+                clk_s = i == s ? clk_u : clk_s;
+            }
+            float ratio = clk_s * ibl_u;
+            if constexpr (ANYBL) {
+                const float rem = vfma(-bl_u, ratio, clk_s);
+                const float quot = vfma(rem, ibl_u, ratio);
+                ratio = pow2_u ? ratio : quot;
+            }
+            const float alpha_s = __builtin_fminf(ratio, 1.0f);
+            const float nz = __builtin_bit_cast(
+                float, __builtin_amdgcn_ds_bpermute((t0 + s) * 4, __builtin_bit_cast(int, noise_of_lane)));
+            wave_lds_sync();
+#pragma unroll 1
+            for (int k0 = 0; k0 < sb_nkeys; k0 += 64 / SB_STEPS) {
+                const int key = k0 + lane / SB_STEPS;
+                const f4 *row = reinterpret_cast<const f4 *>(sb_rows + key * SB_ROW);
+                V xf[NV], xw[NV], xb[NV], xt[NV], xa[NV], yf[NV], yw[NV], yb[NV], yt[NV], ya[NV];
+                sb_v(xf[0], xf[1], row[0]); sb_v(xw[0], xw[1], row[1]); sb_v(xb[0], xb[1], row[2]);
+                sb_v(xt[0], xt[1], row[3]); sb_v(xa[0], xa[1], row[4]);
+                sb_v(yf[0], yf[1], row[5]); sb_v(yw[0], yw[1], row[6]); sb_v(yb[0], yb[1], row[7]);
+                sb_v(yt[0], yt[1], row[8]); sb_v(ya[0], ya[1], row[9]);
+                const f4 sm = row[10];
+                const float a = sm.z != 0.0f ? 1.0f : alpha_s;
+                const float om = 1.0f - a;
+                V e_breath[NV], e_freq[NV], e_bw[NV], e_turb[NV], e_amp[NV], omb[NV], nb[NV], tf[NV];
+#pragma unroll
+                for (int k = 0; k < NV; ++k) {
+                    e_breath[k] = xb[k] * om + yb[k] * a;
+                    e_freq[k] = xf[k] * om + yf[k] * a;
+                    e_bw[k] = xw[k] * om + yw[k] * a;
+                    e_turb[k] = xt[k] * om + yt[k] * a;
+                    e_amp[k] = xa[k] * om + ya[k] * a;
+                    omb[k] = 1.0f - e_breath[k];
+                    nb[k] = nz * e_breath[k];
+                    tf[k] = (1.0f - e_turb[k]) + nz * e_turb[k];
+                }
+                const float es = sm.x * om + sm.y * a;
+                const float oml = 1.0f - exp_approx(es);
+                f4 *e = reinterpret_cast<f4 *>(sb_table + (s * SB_P + key) * SB_STRIDE);
+                e[0] = sb_f4(vget(omb[0], 0), vget(omb[0], 1), vget(omb[1], 0), vget(omb[1], 1));
+                e[1] = sb_f4(vget(nb[0], 0), vget(nb[0], 1), vget(nb[1], 0), vget(nb[1], 1));
+                e[2] = sb_f4(vget(e_freq[0], 0), vget(e_freq[0], 1), vget(e_freq[1], 0), vget(e_freq[1], 1));
+                e[3] = sb_f4(vget(e_bw[0], 0), vget(e_bw[0], 1), vget(e_bw[1], 0), vget(e_bw[1], 1));
+                e[4] = sb_f4(vget(tf[0], 0), vget(tf[0], 1), vget(tf[1], 0), vget(tf[1], 1));
+                e[5] = sb_f4(vget(e_amp[0], 0), vget(e_amp[0], 1), vget(e_amp[1], 0), vget(e_amp[1], 1));
+                e[6] = sb_f4(a, om, 0.0f, oml);
+            }
+            wave_lds_sync();
+            SbEntry E0, E1;
+            f2 AO0 = sb_read_alpha(0), AO1 = sb_read_alpha(1);
+            __builtin_amdgcn_sched_barrier(0);
+            sb_read(E0, 0);
+            __builtin_amdgcn_sched_barrier(0);
+            sb_read(E1, 1);
+            __builtin_amdgcn_sched_barrier(0);
+#pragma unroll 1
+            for (int tc = 0; tc < SB_STEPS; tc += 2) {
+                const f2 one2 = vsplat(1.0f, f2());
+                const float clk0 = clk - dt, clk1 = clk0 - dt;
+                const float jp0 = jphase + jinc, jp1 = jp0 + jinc;
+                clk = clk1;
+                jphase = jp1;
+                f2 JP, alpha, oma;
+                JP.x = jp0; JP.y = jp1;
+                alpha.x = AO0.x; alpha.y = AO1.x;
+                oma.x = AO0.y; oma.y = AO1.y;
+                const f2 jomp = 1.0f - JP;
+                f2 frequency = X.frequency * oma + Y.frequency * alpha;
+                __builtin_amdgcn_sched_barrier(0);
+                AO0 = sb_read_alpha((tc + 2) & (SB_STEPS - 1));
+                AO1 = sb_read_alpha((tc + 3) & (SB_STEPS - 1));
+                __builtin_amdgcn_sched_barrier(0);
+                const f2 n_freq = fn_cur * jomp + fn_next * JP;
+                frequency = frequency + n_freq * d_freq;
+                const f2 omf = 1.0f - frequency;
+                const float ph0 = phase;
+                const bool head0 = ph0 < frequency.x, tail0 = ph0 > omf.x;
+                const float ph1 = __builtin_amdgcn_fractf(ph0 + frequency.x);
+                const bool head1 = ph1 < frequency.y, tail1 = ph1 > omf.y;
+                phase = __builtin_amdgcn_fractf(ph1 + frequency.y);
+                f2 PH;
+                PH.x = ph0; PH.y = ph1;
+                const f2 phm1 = PH - 1.0f;
+                f2 dividend;
+                dividend.x = head0 ? ph0 : phm1.x;
+                dividend.y = head1 ? ph1 : phm1.y;
+                const f2 tt = div_exact<true>(dividend, frequency);
+                const f2 tt2 = tt * tt;
+                f2 s_tt2, sgn, polyblep;
+                s_tt2.x = __uint_as_float(__float_as_uint(tt2.x) ^ (head0 ? 0x80000000u : 0u));
+                s_tt2.y = __uint_as_float(__float_as_uint(tt2.y) ^ (head1 ? 0x80000000u : 0u));
+                sgn.x = head0 ? -1.0f : 1.0f;
+                sgn.y = head1 ? -1.0f : 1.0f;
+                const f2 pb = vfma(vsplat(2.0f, f2()), tt, s_tt2) + sgn;
+                polyblep.x = (head0 | tail0) ? pb.x : 0.0f;
+                polyblep.y = (head1 | tail1) ? pb.y : 0.0f;
+                const f2 saw2 = vfma(vsplat(2.0f, f2()), PH, -one2) - polyblep;
+                V F_omb[2][NV], F_nb[2][NV], F_freq[2][NV], F_bw[2][NV], F_tf[2][NV], F_amp[2][NV];
+#pragma unroll
+                for (int h = 0; h < 2; ++h) {
+                    const SbEntry E = h == 0 ? E0 : E1;
+                    const float jp = vget(JP, h), jm = vget(jomp, h);
+                    sb_v(F_omb[h][0], F_omb[h][1], E.omb); sb_v(F_nb[h][0], F_nb[h][1], E.nb);
+                    sb_v(F_freq[h][0], F_freq[h][1], E.freq); sb_v(F_bw[h][0], F_bw[h][1], E.bw);
+                    sb_v(F_tf[h][0], F_tf[h][1], E.tf); sb_v(F_amp[h][0], F_amp[h][1], E.amp);
+#pragma unroll
+                    for (int k = 0; k < NV; ++k) {
+                        const V n_ff = ff_cur[k] * jm + ff_next[k] * jp;
+                        const V n_fa = fa_cur[k] * jm + fa_next[k] * jp;
+                        F_freq[h][k] = F_freq[h][k] + n_ff * d_ffreq;
+                        const V delta = (n_fa + 1.0f) * amp_scale;
+                        const V mul = 1.0f - delta;
+                        F_amp[h][k] = F_amp[h][k] * mul;
+                    }
+                }
+#pragma unroll
+                for (int h = 0; h < 2; ++h) {
+                    V v1[NV];
+                    formant_filters_shared<NV, V>(vget(saw2, h), h == 0 ? E0.oml : E1.oml, F_freq[h], F_bw[h], F_omb[h],
+                                                  F_nb[h], F_tf[h], F_amp[h], st_a, st_b, st_c, v1);
+                    float run = 0.0f;
+#pragma unroll
+                    for (int k = 0; k < NV; ++k)
+#pragma unroll
+                        for (int c = 0; c < W; ++c) run = run + vget(v1[k], c);
+                    if (NFA < NF) run = run + 0.0f;
+                    stage[(t0 + tc + h) * SP + slot] = run * 0.5f;
+                    __builtin_amdgcn_sched_barrier(0);
+                    sb_read(h == 0 ? E0 : E1, (tc + 2 + h) & (SB_STEPS - 1));
+                    __builtin_amdgcn_sched_barrier(0);
+                }
+            }
+        }
+    };
+    auto shared_blend_tile = [&](const float noise_of_lane) __attribute__((always_inline)) {
+        if constexpr (SHARED_BLEND) {
+            const int first = __builtin_ctzll(__builtin_amdgcn_ballot_w64(!done));
+            float clk_u = __builtin_bit_cast(float, __builtin_amdgcn_readlane(__builtin_bit_cast(int, clk), first));
+            const float dt_u = __builtin_bit_cast(float, __builtin_amdgcn_readlane(__builtin_bit_cast(int, dt), first));
+            const float bl_u = __builtin_bit_cast(float, __builtin_amdgcn_readlane(__builtin_bit_cast(int, blend_length), first));
+            const float ibl_u =
+                __builtin_bit_cast(float, __builtin_amdgcn_readlane(__builtin_bit_cast(int, inv_blend_length), first));
+            const bool pow2_u = __builtin_amdgcn_readlane(blend_pow2 ? 1 : 0, first) != 0;
+#pragma unroll 1
+            for (int t0 = 0; t0 < T; t0 += SB_STEPS) shared_blend_steps(t0, noise_of_lane, clk_u, dt_u, bl_u, ibl_u, pow2_u);
+            ++sb_tiles;
+        }
+    };
diff --git a/grail-rs_amd/csrc/synth_kernel_state.h b/grail-rs_amd/csrc/synth_kernel_state.h
--- a/grail-rs_amd/csrc/synth_kernel_state.h
+++ b/grail-rs_amd/csrc/synth_kernel_state.h
@@ -21,6 +21,20 @@
     uint32_t *cnt = cnt_all[PIPE ? 0 : wave];
     const int role = PIPE ? wave : 0;
     const bool emit = !PIPE || role == 0;
+
+    constexpr bool SHARED_BLEND = GRAIL_SHARED_BLEND && L == 1 && !STREAM && !FAST && !PIPE && NFA == 4 && GRAIL_SCALAR_PACK;
+    constexpr int SB_P = 12, SB_STEPS = 16, SB_STRIDE = 28, SB_ROW = 44;
+    float *sb_table = nullptr, *sb_rows = nullptr;
+    if constexpr (SHARED_BLEND) {
+        __shared__ __attribute__((aligned(16))) float sb_table_all[WAVES][SB_STEPS * SB_P * SB_STRIDE];
+        __shared__ __attribute__((aligned(16))) float sb_rows_all[WAVES][SB_P * SB_ROW];
+        sb_table = sb_table_all[wave];
+        sb_rows = sb_rows_all[wave];
+    }
+    int sb_slot = 0;
+    int sb_nkeys = 0;
+    bool sb_dirty = true;
+    uint32_t sb_tiles = 0;
 
     const int lane = threadIdx.x % 64;
     const int slot = lane / L;
diff --git a/grail-rs_amd/csrc/synth_kernel_tile_loop.h b/grail-rs_amd/csrc/synth_kernel_tile_loop.h
--- a/grail-rs_amd/csrc/synth_kernel_tile_loop.h
+++ b/grail-rs_amd/csrc/synth_kernel_tile_loop.h
@@ -211,6 +211,20 @@
                     } else if constexpr (GRAIL_SCALAR_PACK && STEPS_PER_TRIP == 2 && L >= 4 && T % 8 == 0) {
 #pragma unroll 1
                         for (int tc = 0; tc < T; tc += 8) scalar_packed_block(nlive_tag, su_tag, tc, noise_of_lane);
+                    } else if constexpr (SHARED_BLEND && STEPS_PER_TRIP == 2 && decltype(su_tag)::value &&
+                                         decltype(nlive_tag)::value == NV) {
+                        if (shared_blend_engages()) {
+                            shared_blend_tile(noise_of_lane);
+                        } else {
+#pragma unroll 1
+                            for (int tc = 0; tc < T; tc += 2) {
+                                const float nz0 = __builtin_bit_cast(
+                                    float, __builtin_amdgcn_readlane(__builtin_bit_cast(int, noise_of_lane), tc));
+                                const float nz1 = __builtin_bit_cast(
+                                    float, __builtin_amdgcn_readlane(__builtin_bit_cast(int, noise_of_lane), tc + 1));
+                                scalar_packed_steps(nlive_tag, su_tag, tc, nz0, nz1);
+                            }
+                        }
                     } else if constexpr (GRAIL_SCALAR_PACK && STEPS_PER_TRIP == 2) {
 #pragma unroll 1
                         for (int tc = 0; tc < T; tc += 2) {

What you should do:
Repeat, character for character, the lines of the material above from the line with "jp0 + jinc;" through the line with "fn_next * JP;".

Task answer:
+                const float jp0 = jphase + jinc, jp1 = jp0 + jinc;
+                clk = clk1;
+                jphase = jp1;
+                f2 JP, alpha, oma;
+                JP.x = jp0; JP.y = jp1;
+                alpha.x = AO0.x; alpha.y = AO1.x;
+                oma.x = AO0.y; oma.y = AO1.y;
+                const f2 jomp = 1.0f - JP;
+                f2 frequency = X.frequency * oma + Y.frequency * alpha;
+                __builtin_amdgcn_sched_barrier(0);
+                AO0 = sb_read_alpha((tc + 2) & (SB_STEPS - 1));
+                AO1 = sb_read_alpha((tc + 3) & (SB_STEPS - 1));
+                __builtin_amdgcn_sched_barrier(0);
+                const f2 n_freq = fn_cur * jomp + fn_next * JP;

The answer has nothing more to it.